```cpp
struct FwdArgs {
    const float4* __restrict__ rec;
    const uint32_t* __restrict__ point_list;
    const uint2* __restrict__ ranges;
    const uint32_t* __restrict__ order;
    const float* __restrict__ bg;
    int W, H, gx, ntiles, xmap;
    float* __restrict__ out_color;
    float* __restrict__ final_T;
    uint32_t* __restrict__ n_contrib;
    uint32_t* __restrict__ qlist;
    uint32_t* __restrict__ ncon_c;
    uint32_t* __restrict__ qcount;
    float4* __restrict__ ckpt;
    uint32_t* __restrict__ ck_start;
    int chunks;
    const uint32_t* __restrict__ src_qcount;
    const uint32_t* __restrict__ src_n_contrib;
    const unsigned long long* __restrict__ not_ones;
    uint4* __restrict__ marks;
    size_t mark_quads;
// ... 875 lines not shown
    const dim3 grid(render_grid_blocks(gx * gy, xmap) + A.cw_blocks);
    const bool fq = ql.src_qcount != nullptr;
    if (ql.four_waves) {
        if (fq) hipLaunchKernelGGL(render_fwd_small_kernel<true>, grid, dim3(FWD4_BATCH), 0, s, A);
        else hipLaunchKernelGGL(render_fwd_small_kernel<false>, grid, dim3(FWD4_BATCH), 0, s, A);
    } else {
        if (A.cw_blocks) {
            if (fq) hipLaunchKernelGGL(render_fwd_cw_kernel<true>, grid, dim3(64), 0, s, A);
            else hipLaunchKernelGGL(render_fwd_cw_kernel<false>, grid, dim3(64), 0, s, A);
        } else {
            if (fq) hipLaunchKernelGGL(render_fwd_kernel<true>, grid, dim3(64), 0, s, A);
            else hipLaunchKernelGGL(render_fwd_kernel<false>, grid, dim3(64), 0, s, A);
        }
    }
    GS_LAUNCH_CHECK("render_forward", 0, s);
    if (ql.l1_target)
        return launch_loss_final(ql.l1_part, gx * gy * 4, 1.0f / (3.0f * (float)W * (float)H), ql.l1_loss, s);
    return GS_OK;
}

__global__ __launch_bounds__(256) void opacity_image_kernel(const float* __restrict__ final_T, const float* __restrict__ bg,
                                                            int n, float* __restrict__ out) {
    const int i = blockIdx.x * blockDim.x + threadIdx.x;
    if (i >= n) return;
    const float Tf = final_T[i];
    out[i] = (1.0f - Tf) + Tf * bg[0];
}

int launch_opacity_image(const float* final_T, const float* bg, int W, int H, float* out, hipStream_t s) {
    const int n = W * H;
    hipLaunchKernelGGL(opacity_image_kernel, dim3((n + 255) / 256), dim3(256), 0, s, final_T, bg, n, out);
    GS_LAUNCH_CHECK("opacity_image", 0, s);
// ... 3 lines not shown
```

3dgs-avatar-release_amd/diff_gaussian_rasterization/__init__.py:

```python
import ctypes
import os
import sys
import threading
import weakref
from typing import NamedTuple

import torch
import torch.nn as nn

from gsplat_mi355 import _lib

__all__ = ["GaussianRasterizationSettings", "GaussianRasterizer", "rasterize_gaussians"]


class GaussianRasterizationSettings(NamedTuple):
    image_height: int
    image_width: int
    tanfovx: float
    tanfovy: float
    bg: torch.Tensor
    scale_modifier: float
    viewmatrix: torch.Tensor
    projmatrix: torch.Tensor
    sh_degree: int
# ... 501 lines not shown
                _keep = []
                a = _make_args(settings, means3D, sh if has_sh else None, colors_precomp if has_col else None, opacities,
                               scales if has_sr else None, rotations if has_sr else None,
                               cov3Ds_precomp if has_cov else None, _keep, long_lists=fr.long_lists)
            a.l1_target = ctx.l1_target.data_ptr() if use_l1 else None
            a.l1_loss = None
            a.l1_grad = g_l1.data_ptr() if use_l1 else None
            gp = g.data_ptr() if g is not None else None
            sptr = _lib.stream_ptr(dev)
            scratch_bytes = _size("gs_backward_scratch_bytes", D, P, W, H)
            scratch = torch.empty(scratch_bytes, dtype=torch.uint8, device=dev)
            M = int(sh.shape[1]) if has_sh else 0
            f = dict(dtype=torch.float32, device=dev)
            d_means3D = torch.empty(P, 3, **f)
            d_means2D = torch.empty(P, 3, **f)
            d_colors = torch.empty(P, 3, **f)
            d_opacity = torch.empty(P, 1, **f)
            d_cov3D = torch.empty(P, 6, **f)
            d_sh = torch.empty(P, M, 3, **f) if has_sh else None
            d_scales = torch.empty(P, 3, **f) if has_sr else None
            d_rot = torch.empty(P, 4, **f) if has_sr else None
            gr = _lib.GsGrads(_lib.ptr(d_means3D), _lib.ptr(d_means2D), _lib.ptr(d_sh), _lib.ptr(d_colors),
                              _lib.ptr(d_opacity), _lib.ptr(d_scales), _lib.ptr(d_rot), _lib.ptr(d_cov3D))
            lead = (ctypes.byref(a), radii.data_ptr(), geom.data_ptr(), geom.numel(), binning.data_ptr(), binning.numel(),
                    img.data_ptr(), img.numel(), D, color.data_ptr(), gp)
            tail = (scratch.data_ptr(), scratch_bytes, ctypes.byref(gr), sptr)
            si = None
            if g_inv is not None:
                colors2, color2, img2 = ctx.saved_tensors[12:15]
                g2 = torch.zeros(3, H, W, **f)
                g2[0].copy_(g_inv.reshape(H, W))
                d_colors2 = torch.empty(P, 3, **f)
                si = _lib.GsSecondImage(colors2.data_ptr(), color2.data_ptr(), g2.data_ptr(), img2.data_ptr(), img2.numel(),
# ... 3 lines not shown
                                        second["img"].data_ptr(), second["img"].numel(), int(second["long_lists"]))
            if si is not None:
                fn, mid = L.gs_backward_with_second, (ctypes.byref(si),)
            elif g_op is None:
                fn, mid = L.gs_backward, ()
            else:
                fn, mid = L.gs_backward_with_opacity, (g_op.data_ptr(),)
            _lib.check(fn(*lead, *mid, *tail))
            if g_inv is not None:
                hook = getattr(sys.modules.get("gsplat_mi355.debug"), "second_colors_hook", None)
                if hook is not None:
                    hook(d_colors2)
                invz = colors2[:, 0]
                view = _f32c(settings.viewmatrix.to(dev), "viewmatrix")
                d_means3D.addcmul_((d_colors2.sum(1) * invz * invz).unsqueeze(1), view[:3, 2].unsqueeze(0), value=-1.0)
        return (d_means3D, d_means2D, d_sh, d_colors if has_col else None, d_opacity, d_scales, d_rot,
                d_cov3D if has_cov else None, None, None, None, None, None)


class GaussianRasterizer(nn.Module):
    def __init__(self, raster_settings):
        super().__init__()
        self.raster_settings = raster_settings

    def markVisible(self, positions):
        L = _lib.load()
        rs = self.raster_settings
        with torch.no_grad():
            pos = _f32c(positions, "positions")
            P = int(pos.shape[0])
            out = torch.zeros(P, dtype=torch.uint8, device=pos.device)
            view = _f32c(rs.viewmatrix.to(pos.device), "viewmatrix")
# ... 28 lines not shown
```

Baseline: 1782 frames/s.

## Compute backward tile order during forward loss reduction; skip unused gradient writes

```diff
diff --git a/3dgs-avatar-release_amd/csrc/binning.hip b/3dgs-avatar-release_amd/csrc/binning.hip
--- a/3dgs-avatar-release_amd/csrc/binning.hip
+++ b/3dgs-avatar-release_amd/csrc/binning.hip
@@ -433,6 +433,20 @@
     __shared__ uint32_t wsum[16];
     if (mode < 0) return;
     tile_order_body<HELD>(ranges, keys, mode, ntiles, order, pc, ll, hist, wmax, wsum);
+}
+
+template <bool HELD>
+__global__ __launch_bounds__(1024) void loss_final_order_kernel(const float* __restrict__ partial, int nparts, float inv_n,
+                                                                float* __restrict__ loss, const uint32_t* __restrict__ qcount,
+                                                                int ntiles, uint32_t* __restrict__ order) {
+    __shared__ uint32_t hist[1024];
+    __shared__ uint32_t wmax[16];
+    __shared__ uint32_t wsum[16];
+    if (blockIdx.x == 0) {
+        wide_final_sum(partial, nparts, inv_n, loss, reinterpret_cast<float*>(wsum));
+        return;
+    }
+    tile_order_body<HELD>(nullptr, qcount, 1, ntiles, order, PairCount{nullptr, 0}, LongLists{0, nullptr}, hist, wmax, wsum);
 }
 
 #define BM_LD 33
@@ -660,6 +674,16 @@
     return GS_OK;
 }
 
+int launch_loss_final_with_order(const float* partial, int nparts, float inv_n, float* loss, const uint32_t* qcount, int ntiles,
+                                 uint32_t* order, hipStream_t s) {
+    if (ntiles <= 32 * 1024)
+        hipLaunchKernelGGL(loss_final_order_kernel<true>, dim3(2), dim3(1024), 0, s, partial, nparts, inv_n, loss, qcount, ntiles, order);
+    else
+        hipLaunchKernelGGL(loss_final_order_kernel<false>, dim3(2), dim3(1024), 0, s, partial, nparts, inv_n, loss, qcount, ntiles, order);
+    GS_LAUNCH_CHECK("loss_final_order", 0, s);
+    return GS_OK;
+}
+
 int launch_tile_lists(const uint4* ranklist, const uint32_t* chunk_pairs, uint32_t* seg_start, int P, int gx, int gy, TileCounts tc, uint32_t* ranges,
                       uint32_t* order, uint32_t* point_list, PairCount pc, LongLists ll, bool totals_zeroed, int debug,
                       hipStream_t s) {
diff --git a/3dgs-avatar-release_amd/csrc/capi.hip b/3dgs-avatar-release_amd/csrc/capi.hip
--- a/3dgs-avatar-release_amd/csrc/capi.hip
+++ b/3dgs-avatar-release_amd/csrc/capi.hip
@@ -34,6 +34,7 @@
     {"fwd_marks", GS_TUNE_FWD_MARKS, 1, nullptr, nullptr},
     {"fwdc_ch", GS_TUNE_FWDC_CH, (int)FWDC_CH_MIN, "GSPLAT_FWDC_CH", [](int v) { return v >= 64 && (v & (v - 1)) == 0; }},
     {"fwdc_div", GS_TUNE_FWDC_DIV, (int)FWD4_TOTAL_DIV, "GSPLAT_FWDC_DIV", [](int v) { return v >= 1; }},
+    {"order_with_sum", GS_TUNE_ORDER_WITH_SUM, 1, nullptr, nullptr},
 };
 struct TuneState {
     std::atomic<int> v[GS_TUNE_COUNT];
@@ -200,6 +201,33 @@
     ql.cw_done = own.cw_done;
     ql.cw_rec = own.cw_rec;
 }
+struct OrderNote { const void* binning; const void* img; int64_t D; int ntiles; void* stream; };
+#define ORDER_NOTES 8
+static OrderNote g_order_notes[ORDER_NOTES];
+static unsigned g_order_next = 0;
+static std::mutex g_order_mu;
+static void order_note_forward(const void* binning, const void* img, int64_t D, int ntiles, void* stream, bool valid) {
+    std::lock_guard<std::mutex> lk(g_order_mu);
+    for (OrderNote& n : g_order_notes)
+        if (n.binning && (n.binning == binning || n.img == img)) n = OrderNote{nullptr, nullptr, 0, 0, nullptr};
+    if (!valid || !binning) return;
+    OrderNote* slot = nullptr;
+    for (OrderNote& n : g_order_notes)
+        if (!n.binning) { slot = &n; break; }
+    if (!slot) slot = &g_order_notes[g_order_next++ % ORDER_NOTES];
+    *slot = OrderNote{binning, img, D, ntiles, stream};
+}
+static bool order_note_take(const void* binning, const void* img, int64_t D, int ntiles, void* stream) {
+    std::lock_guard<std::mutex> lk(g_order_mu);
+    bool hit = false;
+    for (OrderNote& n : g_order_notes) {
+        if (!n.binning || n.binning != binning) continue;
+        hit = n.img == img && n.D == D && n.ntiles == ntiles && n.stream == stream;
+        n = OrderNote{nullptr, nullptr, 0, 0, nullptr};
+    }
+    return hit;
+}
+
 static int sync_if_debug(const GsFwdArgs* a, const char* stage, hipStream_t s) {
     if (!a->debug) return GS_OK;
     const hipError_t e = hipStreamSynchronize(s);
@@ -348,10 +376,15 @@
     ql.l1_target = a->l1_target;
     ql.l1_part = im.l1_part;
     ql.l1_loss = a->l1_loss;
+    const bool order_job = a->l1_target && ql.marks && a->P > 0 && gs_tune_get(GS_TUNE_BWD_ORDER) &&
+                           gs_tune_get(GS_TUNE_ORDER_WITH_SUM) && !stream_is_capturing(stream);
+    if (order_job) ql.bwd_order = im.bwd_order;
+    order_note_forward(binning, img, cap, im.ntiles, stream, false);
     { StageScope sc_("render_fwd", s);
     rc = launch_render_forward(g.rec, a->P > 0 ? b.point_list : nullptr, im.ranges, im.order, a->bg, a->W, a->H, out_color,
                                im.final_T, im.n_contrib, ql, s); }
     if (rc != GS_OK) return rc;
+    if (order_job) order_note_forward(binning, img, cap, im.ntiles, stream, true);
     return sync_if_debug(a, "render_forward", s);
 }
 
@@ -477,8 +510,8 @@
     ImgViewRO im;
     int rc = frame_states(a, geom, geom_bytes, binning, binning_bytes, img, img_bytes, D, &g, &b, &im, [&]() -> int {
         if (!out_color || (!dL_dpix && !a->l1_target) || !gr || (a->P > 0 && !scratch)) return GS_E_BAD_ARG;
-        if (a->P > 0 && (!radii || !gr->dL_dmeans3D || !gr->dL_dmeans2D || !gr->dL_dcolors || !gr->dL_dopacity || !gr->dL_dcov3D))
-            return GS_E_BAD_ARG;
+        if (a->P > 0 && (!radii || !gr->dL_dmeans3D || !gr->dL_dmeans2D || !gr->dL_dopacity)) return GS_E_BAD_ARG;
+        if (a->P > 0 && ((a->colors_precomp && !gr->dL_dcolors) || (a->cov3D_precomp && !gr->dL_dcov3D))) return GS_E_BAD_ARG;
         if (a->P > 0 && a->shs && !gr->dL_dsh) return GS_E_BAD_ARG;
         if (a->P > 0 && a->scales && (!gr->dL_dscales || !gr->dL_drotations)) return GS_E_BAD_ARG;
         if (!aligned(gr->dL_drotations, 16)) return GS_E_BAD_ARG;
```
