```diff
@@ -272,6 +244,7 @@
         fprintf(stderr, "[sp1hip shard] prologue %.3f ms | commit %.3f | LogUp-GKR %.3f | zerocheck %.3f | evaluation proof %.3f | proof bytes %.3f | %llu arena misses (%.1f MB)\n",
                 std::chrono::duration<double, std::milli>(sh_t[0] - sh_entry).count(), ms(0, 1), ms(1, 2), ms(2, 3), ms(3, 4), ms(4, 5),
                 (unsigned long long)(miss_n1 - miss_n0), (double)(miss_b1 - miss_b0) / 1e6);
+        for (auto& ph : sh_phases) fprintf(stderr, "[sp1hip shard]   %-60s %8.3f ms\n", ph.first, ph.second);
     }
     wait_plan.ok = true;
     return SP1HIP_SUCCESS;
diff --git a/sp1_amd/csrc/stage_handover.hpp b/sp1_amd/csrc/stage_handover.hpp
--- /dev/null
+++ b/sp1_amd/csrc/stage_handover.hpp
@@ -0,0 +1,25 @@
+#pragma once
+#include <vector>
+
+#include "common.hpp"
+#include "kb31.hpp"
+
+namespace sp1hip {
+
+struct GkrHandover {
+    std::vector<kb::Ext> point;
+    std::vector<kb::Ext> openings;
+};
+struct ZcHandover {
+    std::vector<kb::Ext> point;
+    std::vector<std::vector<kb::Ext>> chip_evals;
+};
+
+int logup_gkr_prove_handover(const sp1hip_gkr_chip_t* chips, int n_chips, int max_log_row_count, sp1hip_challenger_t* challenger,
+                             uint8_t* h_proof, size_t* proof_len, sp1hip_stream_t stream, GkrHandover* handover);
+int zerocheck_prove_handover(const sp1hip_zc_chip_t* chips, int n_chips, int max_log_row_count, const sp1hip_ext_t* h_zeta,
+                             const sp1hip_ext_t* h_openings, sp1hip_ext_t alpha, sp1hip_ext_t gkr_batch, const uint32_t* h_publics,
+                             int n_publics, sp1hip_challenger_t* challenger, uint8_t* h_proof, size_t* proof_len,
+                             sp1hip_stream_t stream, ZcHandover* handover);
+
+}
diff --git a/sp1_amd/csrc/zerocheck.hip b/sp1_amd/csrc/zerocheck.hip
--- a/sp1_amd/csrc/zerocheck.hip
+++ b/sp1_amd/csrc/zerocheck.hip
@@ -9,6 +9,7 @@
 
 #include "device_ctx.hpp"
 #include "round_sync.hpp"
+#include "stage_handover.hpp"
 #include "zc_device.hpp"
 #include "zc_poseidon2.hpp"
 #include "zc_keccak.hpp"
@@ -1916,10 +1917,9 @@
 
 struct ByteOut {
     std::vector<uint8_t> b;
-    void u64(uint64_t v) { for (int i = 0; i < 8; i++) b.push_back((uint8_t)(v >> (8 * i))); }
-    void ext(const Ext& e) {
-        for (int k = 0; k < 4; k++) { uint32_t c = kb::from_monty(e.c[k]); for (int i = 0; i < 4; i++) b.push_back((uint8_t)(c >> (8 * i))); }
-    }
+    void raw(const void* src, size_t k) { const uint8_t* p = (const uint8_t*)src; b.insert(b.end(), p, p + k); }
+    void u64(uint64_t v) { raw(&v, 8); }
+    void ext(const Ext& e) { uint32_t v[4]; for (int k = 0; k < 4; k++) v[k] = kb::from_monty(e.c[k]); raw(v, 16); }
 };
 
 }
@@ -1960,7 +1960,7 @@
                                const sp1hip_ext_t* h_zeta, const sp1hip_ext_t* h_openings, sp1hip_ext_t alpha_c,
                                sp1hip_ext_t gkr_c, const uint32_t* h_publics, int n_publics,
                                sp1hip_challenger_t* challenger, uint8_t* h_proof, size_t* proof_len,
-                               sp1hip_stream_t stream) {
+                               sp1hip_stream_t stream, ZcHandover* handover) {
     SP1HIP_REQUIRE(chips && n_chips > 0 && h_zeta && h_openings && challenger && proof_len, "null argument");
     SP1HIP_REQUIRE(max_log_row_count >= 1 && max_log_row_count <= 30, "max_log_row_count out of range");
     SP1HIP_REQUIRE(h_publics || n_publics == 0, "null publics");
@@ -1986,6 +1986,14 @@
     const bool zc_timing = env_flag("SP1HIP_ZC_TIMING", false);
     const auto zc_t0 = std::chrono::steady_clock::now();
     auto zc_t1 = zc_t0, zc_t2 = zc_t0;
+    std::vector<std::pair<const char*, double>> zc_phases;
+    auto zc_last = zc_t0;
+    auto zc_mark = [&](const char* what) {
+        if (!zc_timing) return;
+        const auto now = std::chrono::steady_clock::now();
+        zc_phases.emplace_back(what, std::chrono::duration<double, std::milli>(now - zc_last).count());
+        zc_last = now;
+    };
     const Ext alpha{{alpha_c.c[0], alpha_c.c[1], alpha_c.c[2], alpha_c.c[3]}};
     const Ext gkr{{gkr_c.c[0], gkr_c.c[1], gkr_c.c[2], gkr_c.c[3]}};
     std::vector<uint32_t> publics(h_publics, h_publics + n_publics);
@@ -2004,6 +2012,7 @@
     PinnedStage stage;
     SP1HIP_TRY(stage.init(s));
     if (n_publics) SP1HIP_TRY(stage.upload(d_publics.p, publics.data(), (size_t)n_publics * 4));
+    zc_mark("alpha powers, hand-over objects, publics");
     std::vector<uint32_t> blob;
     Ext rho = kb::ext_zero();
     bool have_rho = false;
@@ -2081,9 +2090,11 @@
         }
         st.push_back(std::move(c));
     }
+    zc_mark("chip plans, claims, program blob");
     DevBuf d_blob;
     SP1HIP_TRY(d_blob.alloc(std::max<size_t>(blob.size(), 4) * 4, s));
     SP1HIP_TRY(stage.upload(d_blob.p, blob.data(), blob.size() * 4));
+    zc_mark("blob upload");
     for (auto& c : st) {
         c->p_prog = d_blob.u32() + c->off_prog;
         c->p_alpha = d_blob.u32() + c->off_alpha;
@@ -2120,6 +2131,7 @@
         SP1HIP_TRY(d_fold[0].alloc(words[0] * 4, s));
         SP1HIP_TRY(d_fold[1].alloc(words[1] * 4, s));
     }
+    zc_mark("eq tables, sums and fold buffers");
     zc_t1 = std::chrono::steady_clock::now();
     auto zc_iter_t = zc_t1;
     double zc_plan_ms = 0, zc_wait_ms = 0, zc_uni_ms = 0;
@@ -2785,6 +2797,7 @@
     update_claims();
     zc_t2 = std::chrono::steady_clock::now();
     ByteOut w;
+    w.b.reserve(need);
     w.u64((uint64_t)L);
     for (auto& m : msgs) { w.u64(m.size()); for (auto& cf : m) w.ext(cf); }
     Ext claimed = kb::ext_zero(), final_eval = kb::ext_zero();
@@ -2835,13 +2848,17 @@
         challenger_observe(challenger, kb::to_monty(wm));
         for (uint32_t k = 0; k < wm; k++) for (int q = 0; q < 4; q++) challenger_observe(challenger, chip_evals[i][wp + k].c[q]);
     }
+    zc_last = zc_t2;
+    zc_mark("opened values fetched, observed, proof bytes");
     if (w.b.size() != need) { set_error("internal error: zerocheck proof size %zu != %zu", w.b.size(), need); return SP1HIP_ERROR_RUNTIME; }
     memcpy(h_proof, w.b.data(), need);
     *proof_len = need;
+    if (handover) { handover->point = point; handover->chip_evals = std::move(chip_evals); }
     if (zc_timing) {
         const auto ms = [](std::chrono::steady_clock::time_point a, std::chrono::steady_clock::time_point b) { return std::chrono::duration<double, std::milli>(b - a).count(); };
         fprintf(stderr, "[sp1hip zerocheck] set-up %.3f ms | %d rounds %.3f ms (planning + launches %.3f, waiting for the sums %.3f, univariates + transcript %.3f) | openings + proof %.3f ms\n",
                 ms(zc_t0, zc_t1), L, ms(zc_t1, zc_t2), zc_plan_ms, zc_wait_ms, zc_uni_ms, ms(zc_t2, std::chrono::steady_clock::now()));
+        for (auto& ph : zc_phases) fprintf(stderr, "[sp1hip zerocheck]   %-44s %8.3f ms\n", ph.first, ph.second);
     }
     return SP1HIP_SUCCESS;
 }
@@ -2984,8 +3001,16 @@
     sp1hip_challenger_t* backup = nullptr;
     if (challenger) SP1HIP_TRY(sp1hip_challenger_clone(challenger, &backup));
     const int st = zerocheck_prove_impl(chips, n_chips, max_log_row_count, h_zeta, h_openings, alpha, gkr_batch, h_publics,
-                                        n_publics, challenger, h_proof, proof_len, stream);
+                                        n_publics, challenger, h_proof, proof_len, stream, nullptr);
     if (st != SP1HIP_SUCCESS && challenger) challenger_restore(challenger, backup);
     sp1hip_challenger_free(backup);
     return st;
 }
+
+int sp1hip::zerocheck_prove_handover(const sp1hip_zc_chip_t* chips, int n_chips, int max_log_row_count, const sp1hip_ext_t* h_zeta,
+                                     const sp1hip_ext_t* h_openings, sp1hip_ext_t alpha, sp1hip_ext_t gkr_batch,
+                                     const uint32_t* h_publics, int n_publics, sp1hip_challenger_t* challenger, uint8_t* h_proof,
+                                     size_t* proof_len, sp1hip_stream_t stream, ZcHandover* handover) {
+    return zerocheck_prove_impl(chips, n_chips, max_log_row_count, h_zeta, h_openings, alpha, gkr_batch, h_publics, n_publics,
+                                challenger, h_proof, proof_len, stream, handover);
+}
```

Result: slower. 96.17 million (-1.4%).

_Task description_
Pull out each line of the listing that holds the string "shard".

_Answer space_
         fprintf(stderr, "[sp1hip shard] prologue %.3f ms | commit %.3f | LogUp-GKR %.3f | zerocheck %.3f | evaluation proof %.3f | proof bytes %.3f | %llu arena misses (%.1f MB)\n",
+        for (auto& ph : sh_phases) fprintf(stderr, "[sp1hip shard]   %-60s %8.3f ms\n", ph.first, ph.second);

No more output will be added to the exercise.